The usage of the train function deserves special mention. The train function will run a single execution of the graph, a forward and a backward pass, on the GPU with the given inputs each time we call it. This graph holds as inputs the sample and the target to perform a training step, and returns as output a list of tensors, in our case just one, which is the loss of that training step.

Check that the dimensions must match for every input tensor, this is done by the Keras engine by default, but in here we aim to take the control.

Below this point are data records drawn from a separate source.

template <int V, typename RECIP, bool BOUNDED, bool SPLIT = false>
__global__ void __launch_bounds__(kBlock)
bg_mean_u8_fast_kernel(const uint8_t *__restrict__ frames, uint8_t *__restrict__ diff,
                       double *__restrict__ mean, const RECIP recip, long long n_seen, int n, size_t px)
{
    size_t i0 = ((size_t)blockIdx.x * kBlock + threadIdx.x) * V;
    if (i0 >= px)
        return;
    double m[V];
#pragma unroll
    for (int k = 0; k < V; k++)
        m[k] = mean[i0 + k];
    typedef unsigned int v2u __attribute__((ext_vector_type(V / 4)));
    constexpr int kAhead = 8;
    const uint8_t *src = frames + i0;
    v2u cur[kAhead], nxt[kAhead];
#pragma unroll
    for (int j = 0; j < kAhead; j++)
        nxt[j] = __builtin_nontemporal_load(
            reinterpret_cast<const v2u *>(src + (size_t)min(j, n - 1) * px));
    for (int f0 = 0; f0 < n; f0 += kAhead) {
#pragma unroll
        for (int j = 0; j < kAhead; j++)
            cur[j] = nxt[j];
        if (f0 + kAhead < n) {
#pragma unroll
            for (int j = 0; j < kAhead; j++)
                nxt[j] = __builtin_nontemporal_load(reinterpret_cast<const v2u *>(
                    src + (size_t)min(f0 + kAhead + j, n - 1) * px));
        }
#pragma unroll
        for (int j = 0; j < kAhead; j++) {
            const int f = f0 + j;
            if (f >= n)
                break;
            uint8_t p[V], o[V];
            memcpy(p, &cur[j], V);
            const double dn = (double)(n_seen + f), dn1 = (double)(n_seen + f + 1);
            const double y = recip[f];
            double yh = 0.0, yl = 0.0;
            if constexpr (SPLIT) {
                yh = clear_low9(y);
                yl = recip.lo[f];
            }
#pragma unroll
            for (int k = 0; k < V; k++) {
                const double fr = (double)p[k];
                o[k] = BOUNDED ? (uint8_t)(int)fabs(fr - m[k]) : sat_u8_trunc(fabs(fr - m[k]));
                double q2;
                if constexpr (SPLIT)
                    q2 = fma(fr, yl, fr * yh);
                else
                    q2 = div_by_uniform(fr, dn1, y);
                m[k] = div_by_uniform(m[k] * dn, dn1, y) + q2;
            }
            if (diff) {
                v2u v;
                memcpy(&v, o, V);
                __builtin_nontemporal_store(v, reinterpret_cast<v2u *>(diff + (size_t)f * px + i0));
            }
        }
    }
#pragma unroll
    for (int k = 0; k < V; k++)
        mean[i0 + k] = m[k];
}

template <int V>
__global__ void __launch_bounds__(kBlock)
bg_static_u8_kernel(const uint8_t *__restrict__ frames, uint8_t *__restrict__ diff,
                    const double *__restrict__ bg, int n, size_t px)
{
    size_t i0 = ((size_t)blockIdx.x * kBlock + threadIdx.x) * V;
    if (i0 >= px)
        return;
    double m[V];
#pragma unroll
    for (int k = 0; k < V; k++)
        m[k] = bg[i0 + k];
    for (int f = 0; f < n; f++) {
        uint8_t p[V], o[V];
        if (V == 8) {
            uint2 v = *reinterpret_cast<const uint2 *>(frames + (size_t)f * px + i0);
            memcpy(p, &v, 8);
        } else {
            p[0] = frames[(size_t)f * px + i0];
        }
#pragma unroll
        for (int k = 0; k < V; k++)
            o[k] = sat_u8_trunc(fabs((double)p[k] - m[k]));
        if (V == 8) {
            uint2 v;
            memcpy(&v, o, 8);
            *reinterpret_cast<uint2 *>(diff + (size_t)f * px + i0) = v;
        } else {
            diff[(size_t)f * px + i0] = o[0];
        }
    }
}

template <int V>
__global__ void __launch_bounds__(kBlock)
bg_ema_u8_kernel(const uint8_t *__restrict__ frames, uint8_t *__restrict__ diff,
                 float *__restrict__ bg, long long n_seen, float rate, int n, size_t px)
{
    size_t i0 = ((size_t)blockIdx.x * kBlock + threadIdx.x) * V;
    if (i0 >= px)
        return;
    float m[V];
#pragma unroll
    for (int k = 0; k < V; k++)
        m[k] = bg[i0 + k];
    for (int f = 0; f < n; f++) {
        uint8_t p[V], o[V];
        if (V == 8) {
            uint2 v = *reinterpret_cast<const uint2 *>(frames + (size_t)f * px + i0);
            memcpy(p, &v, 8);
        } else {
            p[0] = frames[(size_t)f * px + i0];
        }
        const bool first = (n_seen + f) == 0;
#pragma unroll
        for (int k = 0; k < V; k++) {
            float fr = (float)p[k];
            if (first)
                m[k] = fr;
            float d = fr - m[k];
            float a = truncf(fabsf(d));
            o[k] = (uint8_t)(int)(a > 255.0f ? 255.0f : a);
            float step = rate * d;
            m[k] = m[k] + step;
        }
        if (diff) {
            if (V == 8) {
                uint2 v;
                memcpy(&v, o, 8);
                *reinterpret_cast<uint2 *>(diff + (size_t)f * px + i0) = v;
            } else {
                diff[(size_t)f * px + i0] = o[0];
            }
        }
    }
#pragma unroll
    for (int k = 0; k < V; k++)
        bg[i0 + k] = m[k];
}

template <int V>
__global__ void __launch_bounds__(kBlock)
bg_ema_f32_kernel(const float *__restrict__ frames, float *__restrict__ diff,
                  float *__restrict__ bg, long long n_seen, float rate, int n, size_t px)
{
    size_t i0 = ((size_t)blockIdx.x * kBlock + threadIdx.x) * V;
    if (i0 >= px)
        return;
    float m[V];
#pragma unroll
    for (int k = 0; k < V; k++)
        m[k] = bg[i0 + k];
    for (int f = 0; f < n; f++) {
        float p[V], o[V];
        if (V == 4) {
            float4 v = *reinterpret_cast<const float4 *>(frames + (size_t)f * px + i0);
            p[0] = v.x, p[1] = v.y, p[2] = v.z, p[3] = v.w;
        } else {
            p[0] = frames[(size_t)f * px + i0];
        }
        const bool first = (n_seen + f) == 0;
#pragma unroll
        for (int k = 0; k < V; k++) {
            if (first)
                m[k] = p[k];
            float d = p[k] - m[k];
            o[k] = fabsf(d);
            float step = rate * d;
            m[k] = m[k] + step;
        }
        if (diff) {
            if (V == 4)
                *reinterpret_cast<float4 *>(diff + (size_t)f * px + i0) =
                    make_float4(o[0], o[1], o[2], o[3]);
            else
                diff[(size_t)f * px + i0] = o[0];
        }
    }
#pragma unroll
    for (int k = 0; k < V; k++)
        bg[i0 + k] = m[k];
}

template <int V>
__global__ void __launch_bounds__(kBlock)
welford_u8_kernel(const uint8_t *__restrict__ frames, double *__restrict__ mean,
                  double *__restrict__ m2, long long n_seen, int n, size_t px)
{
    size_t i0 = ((size_t)blockIdx.x * kBlock + threadIdx.x) * V;
    if (i0 >= px)
        return;
    double m[V], q[V];
#pragma unroll
    for (int k = 0; k < V; k++) {
        m[k] = mean[i0 + k];
        q[k] = m2[i0 + k];
    }
    for (int f = 0; f < n; f++) {
        uint8_t p[V];
        if (V == 8) {
            uint2 v = *reinterpret_cast<const uint2 *>(frames + (size_t)f * px + i0);
            memcpy(p, &v, 8);
        } else {
            p[0] = frames[(size_t)f * px + i0];
        }
        const double dn1 = (double)(n_seen + f + 1);
#pragma unroll
        for (int k = 0; k < V; k++) {
            double fr = (double)p[k];
            double delta = fr - m[k];
            m[k] = m[k] + delta / dn1;
            q[k] = q[k] + delta * (fr - m[k]);
        }
    }
#pragma unroll
    for (int k = 0; k < V; k++) {
        mean[i0 + k] = m[k];
        m2[i0 + k] = q[k];
    }
}

template <class T>
__device__ __forceinline__ double quotient_as_numpy(T v, double dn1)
{
    return (double)v / dn1;
}
template <>
__device__ __forceinline__ double quotient_as_numpy<float>(float v, double dn1)
{
    return (double)(float)((double)v / (double)(float)dn1);
}

template <class T, bool WELFORD>
__global__ void __launch_bounds__(kBlock)
temporal_stats_kernel(const T *__restrict__ frames, double *__restrict__ mean, double *__restrict__ m2,
                      long long n_seen, int n, size_t px)
{
    const size_t i = (size_t)blockIdx.x * kBlock + threadIdx.x;
    if (i >= px)
        return;
    double m = mean[i], q = WELFORD ? m2[i] : 0.0;
    for (int f = 0; f < n; f++) {
        const T v = frames[(size_t)f * px + i];
        const double dn = (double)(n_seen + f), dn1 = (double)(n_seen + f + 1);
        if (WELFORD) {
            const double fr = (double)v, delta = fr - m;
            m = m + delta / dn1;
            q = q + delta * (fr - m);
        } else {
            m = m * dn / dn1 + quotient_as_numpy<T>(v, dn1);
        }
    }
    mean[i] = m;
    if (WELFORD)
        m2[i] = q;
}

__global__ void __launch_bounds__(kBlock)
threshold_u8_kernel(const uint8_t *__restrict__ src, uint8_t *__restrict__ dst, size_t count,
                    int thresh, int maxval, int vec_ok)
{
    size_t i0 = ((size_t)blockIdx.x * kBlock + threadIdx.x) * 16;
    if (i0 >= count)
        return;
    if (vec_ok && i0 + 16 <= count) {
        uint4 v = *reinterpret_cast<const uint4 *>(src + i0);
        uint8_t p[16];
        memcpy(p, &v, 16);
#pragma unroll
        for (int k = 0; k < 16; k++)
            p[k] = (int)p[k] > thresh ? (uint8_t)maxval : (uint8_t)0;
        memcpy(&v, p, 16);
        *reinterpret_cast<uint4 *>(dst + i0) = v;
    } else {
        for (size_t i = i0; i < count && i < i0 + 16; i++)
            dst[i] = (int)src[i] > thresh ? (uint8_t)maxval : (uint8_t)0;
    }
}

__global__ void __launch_bounds__(kBlock)
time_difference_kernel(const uint8_t *__restrict__ a, const uint8_t *__restrict__ b,
                       int16_t *__restrict__ out, size_t count, int vec_ok)
{
    size_t i0 = ((size_t)blockIdx.x * kBlock + threadIdx.x) * 8;
    if (i0 >= count)
        return;
    if (vec_ok && i0 + 8 <= count) {
        uint2 va_ = *reinterpret_cast<const uint2 *>(a + i0);
        uint2 vb_ = *reinterpret_cast<const uint2 *>(b + i0);
        uint8_t pa[8], pb[8];
        int16_t o[8];
        memcpy(pa, &va_, 8);
        memcpy(pb, &vb_, 8);
#pragma unroll
        for (int k = 0; k < 8; k++)
            o[k] = (int16_t)((int)pa[k] - (int)pb[k]);
        uint4 vo;
        memcpy(&vo, o, 16);
        *reinterpret_cast<uint4 *>(out + i0) = vo;
    } else {
        for (size_t i = i0; i < count && i < i0 + 8; i++)
            out[i] = (int16_t)((int)a[i] - (int)b[i]);
    }
}

__global__ void __launch_bounds__(kBlock)
mono_mean_kernel(const uint8_t *__restrict__ src, uint8_t *__restrict__ dst, size_t pixels)
{
    size_t i = (size_t)blockIdx.x * kBlock + threadIdx.x;
    if (i >= pixels)
        return;
    double s = (double)src[3 * i] + (double)src[3 * i + 1] + (double)src[3 * i + 2];
    dst[i] = (uint8_t)(int)(s / 3.0);
}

So, when we call train([sample, target]) the sample must have same dimensions as x = Input(shape=[2]), so 2, batch and feature dimensions, and target must have the same dimensions as y_true = Input(shape=[0]), which is a zero dimension tensor, or a single number (a scalar).

If you run the code you will see something like this:

Evolution of the training with a slow laptop GPU

Where Training Loss is the mean of the training losses over that epoch and the Test Loss is the mean of the test loss over the samples of the test dataset.

After some iterations, you can appreciate how both the training loss and the test loss will decrease.

Other approaches

Although the purpose of this guide is to show how to work with Keras in a low level of abstraction, this is not a good practice or the preferred approach. Why? Because Keras’ high level of abstraction is the desired outcome of a carefully designed project. So the usage of these tools should be an exception and not the norm unless you really want to work at a low level of abstraction.

But, what if I want to work at a low level of abstraction? (maybe you are a researcher in optimization writing a new optimizer, or maybe you are working in algebra for scientific computing… who knows?) In that case, you could ask yourself: Is there any other alternative way to build training loops if I do really want to take control of everything?

Well, I am happy you asked that question because as an engineer I just can not show one solution without proposing any other alternatives to consider. There are also other 2 great approaches to train your model easily and still have things under your control:

  • Tensor Layer: a widely overlooked project by Google that aims to provide the main building blocks of deep learning models without renouncing to the low level specifics.
  • TensorFlow 2.0 Custom Training Loop: with the integration of Keras into the version 2.0 of Tensorflow you kind of have the best of both worlds, the high level building blocks of Keras with the low level flow control of Tensorflow.

So if you really need the low level go for Tensorflow, if you just need a modest level of abstraction go for TensorLayer but if you, like me, work mostly in the high level go for Keras, and use these tricks to overcome the unusual corner cases where you really need it.